> _About this task_: Write out every line below with no difference at all.

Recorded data
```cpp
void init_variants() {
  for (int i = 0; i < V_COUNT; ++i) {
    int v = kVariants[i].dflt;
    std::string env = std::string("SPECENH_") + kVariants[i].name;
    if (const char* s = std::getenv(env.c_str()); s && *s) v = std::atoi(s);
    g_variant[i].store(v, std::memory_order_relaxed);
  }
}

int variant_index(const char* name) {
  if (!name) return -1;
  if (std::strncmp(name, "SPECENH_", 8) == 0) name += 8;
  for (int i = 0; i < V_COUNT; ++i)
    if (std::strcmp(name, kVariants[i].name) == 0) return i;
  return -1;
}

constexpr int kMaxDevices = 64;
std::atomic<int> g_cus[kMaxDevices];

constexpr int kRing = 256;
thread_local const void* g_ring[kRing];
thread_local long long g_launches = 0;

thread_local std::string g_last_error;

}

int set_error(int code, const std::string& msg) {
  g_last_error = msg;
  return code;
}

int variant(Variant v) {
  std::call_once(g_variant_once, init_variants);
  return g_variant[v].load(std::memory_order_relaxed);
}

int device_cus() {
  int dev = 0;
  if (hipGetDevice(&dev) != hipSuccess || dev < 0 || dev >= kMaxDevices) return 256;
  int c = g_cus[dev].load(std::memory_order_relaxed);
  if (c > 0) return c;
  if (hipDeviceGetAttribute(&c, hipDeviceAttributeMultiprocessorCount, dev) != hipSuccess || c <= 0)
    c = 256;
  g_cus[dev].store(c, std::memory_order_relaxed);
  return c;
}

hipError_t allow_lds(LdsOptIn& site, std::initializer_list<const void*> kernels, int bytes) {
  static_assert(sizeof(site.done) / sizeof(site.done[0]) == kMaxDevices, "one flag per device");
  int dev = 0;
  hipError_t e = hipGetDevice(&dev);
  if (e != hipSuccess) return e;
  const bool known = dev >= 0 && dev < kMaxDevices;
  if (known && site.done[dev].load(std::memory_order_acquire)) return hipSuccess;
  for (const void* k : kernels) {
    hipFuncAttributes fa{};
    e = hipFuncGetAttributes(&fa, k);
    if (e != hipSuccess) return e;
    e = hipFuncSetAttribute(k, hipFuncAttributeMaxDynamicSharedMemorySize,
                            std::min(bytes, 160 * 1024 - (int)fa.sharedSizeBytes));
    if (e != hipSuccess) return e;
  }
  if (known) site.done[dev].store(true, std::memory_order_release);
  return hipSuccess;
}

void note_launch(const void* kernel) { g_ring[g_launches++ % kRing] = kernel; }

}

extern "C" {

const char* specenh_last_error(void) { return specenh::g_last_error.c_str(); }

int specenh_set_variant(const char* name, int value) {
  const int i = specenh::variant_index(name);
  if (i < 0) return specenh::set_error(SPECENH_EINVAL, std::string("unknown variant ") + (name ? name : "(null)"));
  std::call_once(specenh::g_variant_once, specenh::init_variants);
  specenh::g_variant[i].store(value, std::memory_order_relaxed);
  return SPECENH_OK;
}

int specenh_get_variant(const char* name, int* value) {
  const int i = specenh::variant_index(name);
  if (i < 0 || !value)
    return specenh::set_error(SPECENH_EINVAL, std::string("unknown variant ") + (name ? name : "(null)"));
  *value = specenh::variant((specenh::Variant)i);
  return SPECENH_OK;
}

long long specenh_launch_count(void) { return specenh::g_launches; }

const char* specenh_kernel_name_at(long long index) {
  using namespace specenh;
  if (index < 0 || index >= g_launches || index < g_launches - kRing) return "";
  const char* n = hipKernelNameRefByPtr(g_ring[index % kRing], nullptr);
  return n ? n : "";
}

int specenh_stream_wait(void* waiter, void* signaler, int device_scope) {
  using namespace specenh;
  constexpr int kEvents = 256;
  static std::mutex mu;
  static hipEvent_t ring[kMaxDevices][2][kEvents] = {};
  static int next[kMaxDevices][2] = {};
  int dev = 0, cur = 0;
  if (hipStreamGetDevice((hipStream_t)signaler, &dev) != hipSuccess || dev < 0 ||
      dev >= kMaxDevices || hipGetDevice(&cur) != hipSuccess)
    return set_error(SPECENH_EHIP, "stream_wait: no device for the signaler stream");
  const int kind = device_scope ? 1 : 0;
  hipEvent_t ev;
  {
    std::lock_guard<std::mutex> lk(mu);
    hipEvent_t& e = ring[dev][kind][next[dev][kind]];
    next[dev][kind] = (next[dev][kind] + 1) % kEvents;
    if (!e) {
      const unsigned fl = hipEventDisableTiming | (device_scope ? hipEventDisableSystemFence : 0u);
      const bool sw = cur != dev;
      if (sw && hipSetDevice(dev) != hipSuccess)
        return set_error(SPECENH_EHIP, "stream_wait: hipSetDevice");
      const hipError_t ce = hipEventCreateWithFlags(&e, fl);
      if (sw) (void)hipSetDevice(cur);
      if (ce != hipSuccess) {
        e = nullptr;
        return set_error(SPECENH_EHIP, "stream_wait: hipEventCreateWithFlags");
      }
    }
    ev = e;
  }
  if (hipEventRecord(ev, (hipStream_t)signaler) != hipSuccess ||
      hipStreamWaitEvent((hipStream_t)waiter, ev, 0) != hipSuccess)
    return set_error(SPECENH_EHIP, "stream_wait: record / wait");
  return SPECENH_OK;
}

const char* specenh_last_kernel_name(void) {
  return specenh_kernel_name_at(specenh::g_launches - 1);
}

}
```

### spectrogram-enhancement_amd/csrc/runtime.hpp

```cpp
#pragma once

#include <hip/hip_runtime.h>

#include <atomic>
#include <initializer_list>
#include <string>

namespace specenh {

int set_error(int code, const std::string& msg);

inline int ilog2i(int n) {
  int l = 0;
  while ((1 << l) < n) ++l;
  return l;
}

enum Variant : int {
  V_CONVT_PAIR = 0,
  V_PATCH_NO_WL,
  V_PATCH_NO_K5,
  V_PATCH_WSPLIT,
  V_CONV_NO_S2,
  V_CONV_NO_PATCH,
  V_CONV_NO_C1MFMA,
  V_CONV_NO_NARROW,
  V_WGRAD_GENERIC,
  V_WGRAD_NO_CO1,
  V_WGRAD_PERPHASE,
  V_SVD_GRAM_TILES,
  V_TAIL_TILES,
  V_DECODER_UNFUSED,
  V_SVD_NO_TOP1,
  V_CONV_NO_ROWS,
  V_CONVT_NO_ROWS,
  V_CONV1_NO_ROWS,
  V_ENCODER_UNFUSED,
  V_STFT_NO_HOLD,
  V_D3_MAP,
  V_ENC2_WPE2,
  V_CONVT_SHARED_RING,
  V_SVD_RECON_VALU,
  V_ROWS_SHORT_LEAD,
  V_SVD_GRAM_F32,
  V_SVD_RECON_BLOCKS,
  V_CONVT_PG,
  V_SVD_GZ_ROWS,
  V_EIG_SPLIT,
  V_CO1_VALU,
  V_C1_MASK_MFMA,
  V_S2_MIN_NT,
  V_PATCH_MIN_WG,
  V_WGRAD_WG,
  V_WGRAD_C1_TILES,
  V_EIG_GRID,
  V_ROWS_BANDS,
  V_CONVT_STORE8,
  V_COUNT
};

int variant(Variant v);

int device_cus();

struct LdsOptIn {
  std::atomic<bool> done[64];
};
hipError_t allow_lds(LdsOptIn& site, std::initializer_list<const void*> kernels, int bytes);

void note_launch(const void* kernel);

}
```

> _Output for this exercise_:
```cpp
void init_variants() {
  for (int i = 0; i < V_COUNT; ++i) {
    int v = kVariants[i].dflt;
    std::string env = std::string("SPECENH_") + kVariants[i].name;
    if (const char* s = std::getenv(env.c_str()); s && *s) v = std::atoi(s);
    g_variant[i].store(v, std::memory_order_relaxed);
  }
}

int variant_index(const char* name) {
  if (!name) return -1;
  if (std::strncmp(name, "SPECENH_", 8) == 0) name += 8;
  for (int i = 0; i < V_COUNT; ++i)
    if (std::strcmp(name, kVariants[i].name) == 0) return i;
  return -1;
}

constexpr int kMaxDevices = 64;
std::atomic<int> g_cus[kMaxDevices];

constexpr int kRing = 256;
thread_local const void* g_ring[kRing];
thread_local long long g_launches = 0;

thread_local std::string g_last_error;

}

int set_error(int code, const std::string& msg) {
  g_last_error = msg;
  return code;
}

int variant(Variant v) {
  std::call_once(g_variant_once, init_variants);
  return g_variant[v].load(std::memory_order_relaxed);
}

int device_cus() {
  int dev = 0;
  if (hipGetDevice(&dev) != hipSuccess || dev < 0 || dev >= kMaxDevices) return 256;
  int c = g_cus[dev].load(std::memory_order_relaxed);
  if (c > 0) return c;
  if (hipDeviceGetAttribute(&c, hipDeviceAttributeMultiprocessorCount, dev) != hipSuccess || c <= 0)
    c = 256;
  g_cus[dev].store(c, std::memory_order_relaxed);
  return c;
}

hipError_t allow_lds(LdsOptIn& site, std::initializer_list<const void*> kernels, int bytes) {
  static_assert(sizeof(site.done) / sizeof(site.done[0]) == kMaxDevices, "one flag per device");
  int dev = 0;
  hipError_t e = hipGetDevice(&dev);
  if (e != hipSuccess) return e;
  const bool known = dev >= 0 && dev < kMaxDevices;
  if (known && site.done[dev].load(std::memory_order_acquire)) return hipSuccess;
  for (const void* k : kernels) {
    hipFuncAttributes fa{};
    e = hipFuncGetAttributes(&fa, k);
    if (e != hipSuccess) return e;
    e = hipFuncSetAttribute(k, hipFuncAttributeMaxDynamicSharedMemorySize,
                            std::min(bytes, 160 * 1024 - (int)fa.sharedSizeBytes));
    if (e != hipSuccess) return e;
  }
  if (known) site.done[dev].store(true, std::memory_order_release);
  return hipSuccess;
}

void note_launch(const void* kernel) { g_ring[g_launches++ % kRing] = kernel; }

}

extern "C" {

const char* specenh_last_error(void) { return specenh::g_last_error.c_str(); }

int specenh_set_variant(const char* name, int value) {
  const int i = specenh::variant_index(name);
  if (i < 0) return specenh::set_error(SPECENH_EINVAL, std::string("unknown variant ") + (name ? name : "(null)"));
  std::call_once(specenh::g_variant_once, specenh::init_variants);
  specenh::g_variant[i].store(value, std::memory_order_relaxed);
  return SPECENH_OK;
}

int specenh_get_variant(const char* name, int* value) {
  const int i = specenh::variant_index(name);
  if (i < 0 || !value)
    return specenh::set_error(SPECENH_EINVAL, std::string("unknown variant ") + (name ? name : "(null)"));
  *value = specenh::variant((specenh::Variant)i);
  return SPECENH_OK;
}

long long specenh_launch_count(void) { return specenh::g_launches; }

const char* specenh_kernel_name_at(long long index) {
  using namespace specenh;
  if (index < 0 || index >= g_launches || index < g_launches - kRing) return "";
  const char* n = hipKernelNameRefByPtr(g_ring[index % kRing], nullptr);
  return n ? n : "";
}

int specenh_stream_wait(void* waiter, void* signaler, int device_scope) {
  using namespace specenh;
  constexpr int kEvents = 256;
  static std::mutex mu;
  static hipEvent_t ring[kMaxDevices][2][kEvents] = {};
  static int next[kMaxDevices][2] = {};
  int dev = 0, cur = 0;
  if (hipStreamGetDevice((hipStream_t)signaler, &dev) != hipSuccess || dev < 0 ||
      dev >= kMaxDevices || hipGetDevice(&cur) != hipSuccess)
    return set_error(SPECENH_EHIP, "stream_wait: no device for the signaler stream");
  const int kind = device_scope ? 1 : 0;
  hipEvent_t ev;
  {
    std::lock_guard<std::mutex> lk(mu);
    hipEvent_t& e = ring[dev][kind][next[dev][kind]];
    next[dev][kind] = (next[dev][kind] + 1) % kEvents;
    if (!e) {
      const unsigned fl = hipEventDisableTiming | (device_scope ? hipEventDisableSystemFence : 0u);
      const bool sw = cur != dev;
      if (sw && hipSetDevice(dev) != hipSuccess)
        return set_error(SPECENH_EHIP, "stream_wait: hipSetDevice");
      const hipError_t ce = hipEventCreateWithFlags(&e, fl);
      if (sw) (void)hipSetDevice(cur);
      if (ce != hipSuccess) {
        e = nullptr;
        return set_error(SPECENH_EHIP, "stream_wait: hipEventCreateWithFlags");
      }
    }
    ev = e;
  }
  if (hipEventRecord(ev, (hipStream_t)signaler) != hipSuccess ||
      hipStreamWaitEvent((hipStream_t)waiter, ev, 0) != hipSuccess)
    return set_error(SPECENH_EHIP, "stream_wait: record / wait");
  return SPECENH_OK;
}

const char* specenh_last_kernel_name(void) {
  return specenh_kernel_name_at(specenh::g_launches - 1);
}

}
```

### spectrogram-enhancement_amd/csrc/runtime.hpp

```cpp
#pragma once

#include <hip/hip_runtime.h>

#include <atomic>
#include <initializer_list>
#include <string>

namespace specenh {

int set_error(int code, const std::string& msg);

inline int ilog2i(int n) {
  int l = 0;
  while ((1 << l) < n) ++l;
  return l;
}

enum Variant : int {
  V_CONVT_PAIR = 0,
  V_PATCH_NO_WL,
  V_PATCH_NO_K5,
  V_PATCH_WSPLIT,
  V_CONV_NO_S2,
  V_CONV_NO_PATCH,
  V_CONV_NO_C1MFMA,
  V_CONV_NO_NARROW,
  V_WGRAD_GENERIC,
  V_WGRAD_NO_CO1,
  V_WGRAD_PERPHASE,
  V_SVD_GRAM_TILES,
  V_TAIL_TILES,
  V_DECODER_UNFUSED,
  V_SVD_NO_TOP1,
  V_CONV_NO_ROWS,
  V_CONVT_NO_ROWS,
  V_CONV1_NO_ROWS,
  V_ENCODER_UNFUSED,
  V_STFT_NO_HOLD,
  V_D3_MAP,
  V_ENC2_WPE2,
  V_CONVT_SHARED_RING,
  V_SVD_RECON_VALU,
  V_ROWS_SHORT_LEAD,
  V_SVD_GRAM_F32,
  V_SVD_RECON_BLOCKS,
  V_CONVT_PG,
  V_SVD_GZ_ROWS,
  V_EIG_SPLIT,
  V_CO1_VALU,
  V_C1_MASK_MFMA,
  V_S2_MIN_NT,
  V_PATCH_MIN_WG,
  V_WGRAD_WG,
  V_WGRAD_C1_TILES,
  V_EIG_GRID,
  V_ROWS_BANDS,
  V_CONVT_STORE8,
  V_COUNT
};

int variant(Variant v);

int device_cus();

struct LdsOptIn {
  std::atomic<bool> done[64];
};
hipError_t allow_lds(LdsOptIn& site, std::initializer_list<const void*> kernels, int bytes);

void note_launch(const void* kernel);

}
```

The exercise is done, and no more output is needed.